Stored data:
■ ■ ■ ■ ■

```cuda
template <bool STAGED>
GL_HD u64 tw_at(const u64* tw, u32 m, u32 s, u32 j) { return STAGED ? tw[((1u << s) - 1u) + j] : tw[j << (m - 1 - s)]; }

template <int LOGR, bool STAGED, bool UNIT0>
GL_HD void dit_bfly(u64* v, const u64* tw, u32 m, u32 b, u32 lo) {
    constexpr int R = 1 << LOGR;
#pragma unroll
    for (int st = 0; st < LOGR; st++) {
#pragma unroll
        for (int k = 0; k < R; k++) {
            if (k & (1 << st)) continue;
            const u32 jj = (u32)(k & ((1 << st) - 1));
            u64 c;
            if (UNIT0 && jj == 0) c = glf::canon_cc(v[k + (1 << st)]);
            else c = glf::cmul(v[k + (1 << st)], tw_at<STAGED>(tw, m, b + st, lo + (jj << b)));
            u64 a = v[k];
            v[k] = glf::add_const(a, c);
            v[k + (1 << st)] = glf::csub(a, c);
        }
    }
}
template <int LOGR, bool STAGED, bool UNIT0>
GL_HD void dit_group(u64* x, const u64* tw, u32 m, u32 b, u32 log_cols, u32 g) {
    constexpr int R = 1 << LOGR;
    u32 cc = g & ((1u << log_cols) - 1), gg = g >> log_cols;
    u32 lo = gg & ((1u << b) - 1), hi = gg >> b;
    u32 base = (hi << (b + LOGR)) | lo;
    u64 v[R];
#pragma unroll
    for (int k = 0; k < R; k++) v[k] = x[tile_off(base + ((u32)k << b), cc, log_cols)];
    dit_bfly<LOGR, STAGED, UNIT0>(v, tw, m, b, lo);
#pragma unroll
    for (int k = 0; k < R; k++) x[tile_off(base + ((u32)k << b), cc, log_cols)] = v[k];
}
template <int LOGR, bool UNIT0>
GL_HD void dif_bfly(u64* v, const u64* tw, u32 m, u32 b, u32 lo) {
    constexpr int R = 1 << LOGR;
#pragma unroll
    for (int st = LOGR - 1; st >= 0; st--) {
#pragma unroll
        for (int k = 0; k < R; k++) {
            if (k & (1 << st)) continue;
            const u32 jj = (u32)(k & ((1 << st) - 1));
            u64 a = v[k], c = glf::canon_cc(v[k + (1 << st)]);
            v[k] = glf::add_const(a, c);
            u64 d = glf::csub(a, c);
            v[k + (1 << st)] = (UNIT0 && jj == 0) ? d : glf::mul(d, tw_at<false>(tw, m, b + st, lo + (jj << b)));
        }
    }
}
template <int LOGR, bool UNIT0>
GL_HD void dif_group(u64* x, const u64* tw, u32 m, u32 b, u32 log_cols, u32 g) {
    constexpr int R = 1 << LOGR;
    u32 cc = g & ((1u << log_cols) - 1), gg = g >> log_cols;
    u32 lo = gg & ((1u << b) - 1), hi = gg >> b;
    u32 base = (hi << (b + LOGR)) | lo;
    u64 v[R];
#pragma unroll
    for (int k = 0; k < R; k++) v[k] = x[tile_off(base + ((u32)k << b), cc, log_cols)];
    dif_bfly<LOGR, UNIT0>(v, tw, m, b, lo);
#pragma unroll
    for (int k = 0; k < R; k++) x[tile_off(base + ((u32)k << b), cc, log_cols)] = v[k];
}

template <int LOGR, bool STAGED, bool UNIT0>
GL_HD void dit_round(u64* x, const u64* tw, u32 m, u32 b, u32 log_cols) {
    NTT2_FOR(g, 1u << (m - LOGR + log_cols)) dit_group<LOGR, STAGED, UNIT0>(x, tw, m, b, log_cols, g);
    NTT2_SYNC();
}
template <int LOGR, bool UNIT0>
GL_HD void dif_round(u64* x, const u64* tw, u32 m, u32 b, u32 log_cols) {
    NTT2_FOR(g, 1u << (m - LOGR + log_cols)) dif_group<LOGR, UNIT0>(x, tw, m, b, log_cols, g);
    NTT2_SYNC();
}
template <bool STAGED>
GL_HD void smem_dit(u64* x, const u64* tw, u32 m, u32 log_cols) {
    u32 b = 0;
    while (b < m) {
        u32 left = m - b;
        if (left >= 3 && left != 4) {
            if (b == 0) dit_round<3, STAGED, !STAGED>(x, tw, m, b, log_cols); else dit_round<3, STAGED, false>(x, tw, m, b, log_cols);
            b += 3;
        } else if (left == 4 || left == 2) {
            if (b == 0) dit_round<2, STAGED, !STAGED>(x, tw, m, b, log_cols); else dit_round<2, STAGED, false>(x, tw, m, b, log_cols);
            b += 2;
        } else {
            if (b == 0) dit_round<1, STAGED, !STAGED>(x, tw, m, b, log_cols); else dit_round<1, STAGED, false>(x, tw, m, b, log_cols);
            b += 1;
        }
    }
}
GL_HD void smem_dif(u64* x, const u64* tw, u32 m, u32 log_cols) {
    u32 top = m;
    while (top > 0) {
        if (top >= 3 && top != 4) {
            if (top == 3) dif_round<3, true>(x, tw, m, 0, log_cols); else dif_round<3, false>(x, tw, m, top - 3, log_cols);
            top -= 3;
        } else if (top == 4 || top == 2) {
            if (top == 2) dif_round<2, true>(x, tw, m, 0, log_cols); else dif_round<2, false>(x, tw, m, top - 2, log_cols);
            top -= 2;
        } else {
            dif_round<1, true>(x, tw, m, 0, log_cols);
            top -= 1;
        }
    }
}

GL_HD constexpr int sched_rounds(int m) { return m == 8 ? 2 : 3; }
GL_HD constexpr int sched_radix(int m, int i) { return m == 9 ? 3 : (i < 2 && (m != 10 || i == 0)) ? 4 : 3; }
GL_HD constexpr int sched_span(int m, int i) { return i == 0 ? 0 : sched_span(m, i - 1) + sched_radix(m, i - 1); }
GL_HD constexpr int sched_log_elems(int m) { return m == 9 ? 3 : 4; }

template <int LOGR, int B, int LC>
GL_HD void tile_get(u64 (&v)[1 << LOGR], const u64* x, u32 base, u32 cc) {
#pragma unroll
    for (int k = 0; k < (1 << LOGR); k++) v[k] = x[pad16(((base + ((u32)k << B)) << LC) + cc)];
}
template <int LOGR, int B, int LC>
GL_HD void tile_put(u64* x, const u64 (&v)[1 << LOGR], u32 base, u32 cc) {
#pragma unroll
    for (int k = 0; k < (1 << LOGR); k++) x[pad16(((base + ((u32)k << B)) << LC) + cc)] = v[k];
}
template <bool STAGED, int M, int LC, int I, class Ld, class St>
GL_HD void dit_sched(u64* x, const u64* tw, TableLoad tl, u64* bar, const Ld& ld, const St& st) {
    constexpr int R = sched_radix(M, I), B = sched_span(M, I);
    constexpr bool FIRST = I == 0, LAST = I + 1 == sched_rounds(M);
    NTT2_FOR(g, 1u << (M + LC - R)) {
        const u32 cc = g & ((1u << LC) - 1), gg = g >> LC, lo = gg & ((1u << B) - 1);
        const u32 base = ((gg >> B) << (B + R)) | lo;
        u64 v[1 << R];
        if constexpr (FIRST) { ld(v, base, cc); table_wait(tl, bar); } else tile_get<R, B, LC>(v, x, base, cc);
        dit_bfly<R, STAGED, B == 0 && !STAGED>(v, tw, (u32)M, (u32)B, lo);
        if constexpr (LAST) st(v, base, cc); else tile_put<R, B, LC>(x, v, base, cc);
    }
    if constexpr (!LAST) {
        NTT2_SYNC();
        dit_sched<STAGED, M, LC, I + 1>(x, tw, tl, bar, ld, st);
    }
}
template <int M, int LC, int I, class Ld, class St>
GL_HD void dif_sched(u64* x, const u64* tw, TableLoad tl, u64* bar, const Ld& ld, const St& st) {
    constexpr int R = sched_radix(M, I), B = sched_span(M, I);
    constexpr bool FIRST = I + 1 == sched_rounds(M), LAST = I == 0;
    NTT2_FOR(g, 1u << (M + LC - R)) {
        const u32 cc = g & ((1u << LC) - 1), gg = g >> LC, lo = gg & ((1u << B) - 1);
        const u32 base = ((gg >> B) << (B + R)) | lo;
        u64 v[1 << R];
        if constexpr (FIRST) { ld(v, base, cc); table_wait(tl, bar); } else tile_get<R, B, LC>(v, x, base, cc);
        dif_bfly<R, B == 0>(v, tw, (u32)M, (u32)B, lo);
        if constexpr (LAST) st(v, base, cc); else tile_put<R, B, LC>(x, v, base, cc);
    }
    if constexpr (!LAST) {
        NTT2_SYNC();
        dif_sched<M, LC, I - 1>(x, tw, tl, bar, ld, st);
    }
}

GL_HD u64 w_pow(const u64* hi, const u64* lo, u32 lo_bits, u64 e) {
    return glf::mul(hi[e >> lo_bits], lo[e & ((1ull << lo_bits) - 1)]);
}

template <int N1C, int N2C> GL_HD constexpr int strided_log_c() { return N1C >= 12 ? 0 : (12 - N1C < N2C ? 12 - N1C : N2C); }

template <int N1C = -1, int N2C = -1>
GL_HD void intt_strided_block(u32 bx, u32 by, u64* sm, u64* cols, size_t col_stride, const mk::NttTables& T, u32 log_c_rt) {
    const u32 n1 = N1C >= 0 ? (u32)N1C : T.n1, n2 = N2C >= 0 ? (u32)N2C : T.n2;
    const u32 log_c = N1C >= 0 && N2C >= 0 ? (u32)strided_log_c<N1C, N2C>() : log_c_rt;
    u32 C = 1u << log_c, N1 = 1u << n1, N2 = 1u << n2;
    u64* x = sm; u64* tw = sm + tw_off(n1, log_c); u64* bar = tw + N1 / 2 + 2;
    u64* col = cols + (size_t)by * col_stride;
    u32 j2_0 = bx * C;
    TableLoad tl = table_load(tw, T.twi_n1, N1 / 2, bar);
    if constexpr (N1C >= 0 && N2C >= 0) {
        constexpr int LC = strided_log_c<N1C, N2C>(), NR = sched_rounds(N1C);
        constexpr int RF = sched_radix(N1C, NR - 1), BF = sched_span(N1C, NR - 1), RL = sched_radix(N1C, 0);
        static_assert(BF + RF == N1C, "the rounds cover the pass");
        if (!tl.async) NTT2_SYNC();
        auto ld = [&](u64 (&v)[1 << RF], u32 base, u32 cc) {
#pragma unroll
            for (int k = 0; k < (1 << RF); k++) v[k] = col[(size_t)(base + ((u32)k << BF)) * N2 + j2_0 + cc];
        };
        auto st = [&](u64 (&v)[1 << RL], u32 base, u32 cc) {
            const u32 j2 = j2_0 + cc;
#pragma unroll
            for (int k = 0; k < (1 << RL); k++) {
                const u32 slot = base + (u32)k;
                u64 f = w_pow(T.wi_hi, T.wi_lo, T.lo_bits, (u64)j2 * gl::bitrev32(slot, n1));
                col[(size_t)slot * N2 + j2] = glf::cmul(v[k], f);
            }
        };
        dif_sched<N1C, LC, NR - 1>(x, tw, tl, bar, ld, st);
    } else {
        NTT2_FOR(idx, N1 * C) {
            u32 j1 = idx >> log_c, cc = idx & (C - 1);
            x[tile_off(j1, cc, log_c)] = col[(size_t)j1 * N2 + j2_0 + cc];
        }
        table_wait(tl, bar);
        NTT2_SYNC();
        smem_dif(x, tw, n1, log_c);
        NTT2_FOR(idx, N1 * C) {
            u32 slot = idx >> log_c, cc = idx & (C - 1);
            u32 k1 = gl::bitrev32(slot, n1);
            u32 j2 = j2_0 + cc;
            u64 f = w_pow(T.wi_hi, T.wi_lo, T.lo_bits, (u64)j2 * k1);
            col[(size_t)slot * N2 + j2] = glf::cmul(x[tile_off(slot, cc, log_c)], f);
        }
    }
}
template <int N2C = -1>
GL_HD void intt_contig_block(u32 bx, u32 by, u64* sm, u64* cols, size_t col_stride, const mk::NttTables& T) {
    const u32 n2 = N2C >= 0 ? (u32)N2C : T.n2;
    u32 N2 = 1u << n2;
    u64* x = sm; u64* tw = sm + tw_off(n2, 0); u64* bar = tw + N2 / 2 + 2;
    u64* chunk = cols + (size_t)by * col_stride + (size_t)bx * N2;
    TableLoad tl = table_load(tw, T.twi_n2, N2 / 2, bar);
    if constexpr (N2C >= 0) {
        constexpr int NR = sched_rounds(N2C), RF = sched_radix(N2C, NR - 1), BF = sched_span(N2C, NR - 1), RL = sched_radix(N2C, 0);
        static_assert(BF + RF == N2C, "the rounds cover the pass");
        if (!tl.async) NTT2_SYNC();
        auto ld = [&](u64 (&v)[1 << RF], u32 base, u32) {
#pragma unroll
            for (int k = 0; k < (1 << RF); k++) v[k] = chunk[base + ((u32)k << BF)];
        };
        auto st = [&](u64 (&v)[1 << RL], u32 base, u32) { tile_put<RL, 0, 0>(x, v, base, 0); };
        dif_sched<N2C, 0, NR - 1>(x, tw, tl, bar, ld, st);
        NTT2_SYNC();
        store_chunk_canon<true>(chunk, x, N2);
    } else {
        load_chunk(x, chunk, N2);
        table_wait(tl, bar);
        NTT2_SYNC();
        smem_dif(x, tw, n2, 0);
        store_chunk_canon(chunk, x, N2);
    }
}
static constexpr u32 FWD_LANES = 128;
template <int N1C = -1, int N2C = -1>
GL_HD void fwd_contig_block(u32 bx, u32 by, u64* sm, const mk::FwdItem* items, const mk::NttTables& T, const mk::PremulTables& Pm) {
    const u32 n1 = N1C >= 0 ? (u32)N1C : T.n1, n2 = N2C >= 0 ? (u32)N2C : T.n2, n = N1C >= 0 && N2C >= 0 ? (u32)(N1C + N2C) : T.n;
    u32 N1 = 1u << n1, N2 = 1u << n2;
    u64* x = sm; u64* tw = sm + tw_off(n2, 0); u64* bar = tw + N2;
    mk::FwdItem it = items[by];
    u32 p_hi = bx;
    u32 j1 = gl::bitrev32(p_hi, n1);
    const u64* src = it.src + (size_t)p_hi * N2;
    u64* dst = it.dst + (size_t)p_hi * N2;
    u64 fb = Pm.tab_b[(size_t)it.base * N1 + j1];
    const u64* tc = Pm.tab_c + (size_t)it.base * N2;
    TableLoad tl = table_load(tw, tc, N2, bar);
    if constexpr (N1C >= 0 && N2C >= 0) {
        constexpr int NR = sched_rounds(N2C), RF = sched_radix(N2C, 0), RL = sched_radix(N2C, NR - 1), BL = sched_span(N2C, NR - 1);
        static_assert(BL + RL == N2C, "the rounds cover the pass");
        load_chunk<true>(x, src, N2);
        NTT2_SYNC();
        const u64 mask = ((u64)1 << n) - 1;
        const u64 step = w_pow(T.w_hi, T.w_lo, T.lo_bits, ((u64)j1 << BL) & mask);
        auto ld = [&](u64 (&v)[1 << RF], u32 base, u32) { tile_get<RF, 0, 0>(v, x, base, 0); };
        auto st = [&](u64 (&v)[1 << RL], u32 base, u32) {
            u64 f = glf::mul(fb, w_pow(T.w_hi, T.w_lo, T.lo_bits, ((u64)j1 * base) & mask));
#pragma unroll
            for (int k = 0; k < (1 << RL); k++) {
                dst[base + ((u32)k << BL)] = glf::cmul(v[k], f);
                if (k + 1 < (1 << RL)) f = glf::mul(f, step);
            }
        };
        dit_sched<true, N2C, 0, 0>(x, tw, tl, bar, ld, st);
    } else {
        load_chunk(x, src, N2);
        table_wait(tl, bar);
        NTT2_SYNC();
        smem_dit<true>(x, tw, n2, 0);
        u32 lanes = N2 < FWD_LANES ? N2 : FWD_LANES;
        NTT2_FOR(l, lanes) {
            u64 f = fb, step = 1;
            if (n1 > 0) {
                u64 mask = ((u64)1 << n) - 1;
                f = glf::mul(fb, w_pow(T.w_hi, T.w_lo, T.lo_bits, ((u64)j1 * l) & mask));
                step = w_pow(T.w_hi, T.w_lo, T.lo_bits, ((u64)j1 * lanes) & mask);
            }
            for (u32 k2 = l; k2 < N2; k2 += lanes) {
                dst[k2] = glf::cmul(x[tile_off(k2, 0, 0)], f);
                if (n1 > 0) f = glf::mul(f, step);
            }
        }
    }
}
template <int N1C = -1, int N2C = -1>
GL_HD void fwd_strided_block(u32 bx, u32 by, u64* sm, const mk::FwdItem* items, const mk::NttTables& T, u32 log_c_rt) {
    const u32 n1 = N1C >= 0 ? (u32)N1C : T.n1, n2 = N2C >= 0 ? (u32)N2C : T.n2;
    const u32 log_c = N1C >= 0 && N2C >= 0 ? (u32)strided_log_c<N1C, N2C>() : log_c_rt;
    u32 C = 1u << log_c, N1 = 1u << n1, N2 = 1u << n2;
    u64* x = sm; u64* tw = sm + tw_off(n1, log_c); u64* bar = tw + N1 / 2 + 2;
    u64* col = items[by].dst;
    u32 k2_0 = bx * C;
    TableLoad tl = table_load(tw, T.tw_n1, N1 / 2, bar);
    if constexpr (N1C >= 0 && N2C >= 0) {
        constexpr int LC = strided_log_c<N1C, N2C>(), NR = sched_rounds(N1C), RF = sched_radix(N1C, 0);
        constexpr int RL = sched_radix(N1C, NR - 1), BL = sched_span(N1C, NR - 1);
        static_assert(BL + RL == N1C, "the rounds cover the pass");
        if (!tl.async) NTT2_SYNC();
        auto ld = [&](u64 (&v)[1 << RF], u32 base, u32 cc) {
#pragma unroll
            for (int k = 0; k < (1 << RF); k++) v[k] = col[(size_t)(base + (u32)k) * N2 + k2_0 + cc];
        };
        auto st = [&](u64 (&v)[1 << RL], u32 base, u32 cc) {
#pragma unroll
            for (int k = 0; k < (1 << RL); k++) col[(size_t)(base + ((u32)k << BL)) * N2 + k2_0 + cc] = glf::canon_cc(v[k]);
        };
        dit_sched<false, N1C, LC, 0>(x, tw, tl, bar, ld, st);
    } else {
        NTT2_FOR(idx, N1 * C) {
            u32 p_hi = idx >> log_c, cc = idx & (C - 1);
            x[tile_off(p_hi, cc, log_c)] = col[(size_t)p_hi * N2 + k2_0 + cc];
        }
        table_wait(tl, bar);
        NTT2_SYNC();
        smem_dit<false>(x, tw, n1, log_c);
        NTT2_FOR(idx, N1 * C) {
            u32 k1 = idx >> log_c, cc = idx & (C - 1);
            col[(size_t)k1 * N2 + k2_0 + cc] = glf::canon_cc(x[tile_off(k1, cc, log_c)]);
        }
    }
}

}
```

■ ■ ■ ■ ■

**Exercise brief:**
Search the entries for the string "FwdItem". Copy every line that has it.

**Exercise answer:**
GL_HD void fwd_contig_block(u32 bx, u32 by, u64* sm, const mk::FwdItem* items, const mk::NttTables& T, const mk::PremulTables& Pm) {
    mk::FwdItem it = items[by];
GL_HD void fwd_strided_block(u32 bx, u32 by, u64* sm, const mk::FwdItem* items, const mk::NttTables& T, u32 log_c_rt) {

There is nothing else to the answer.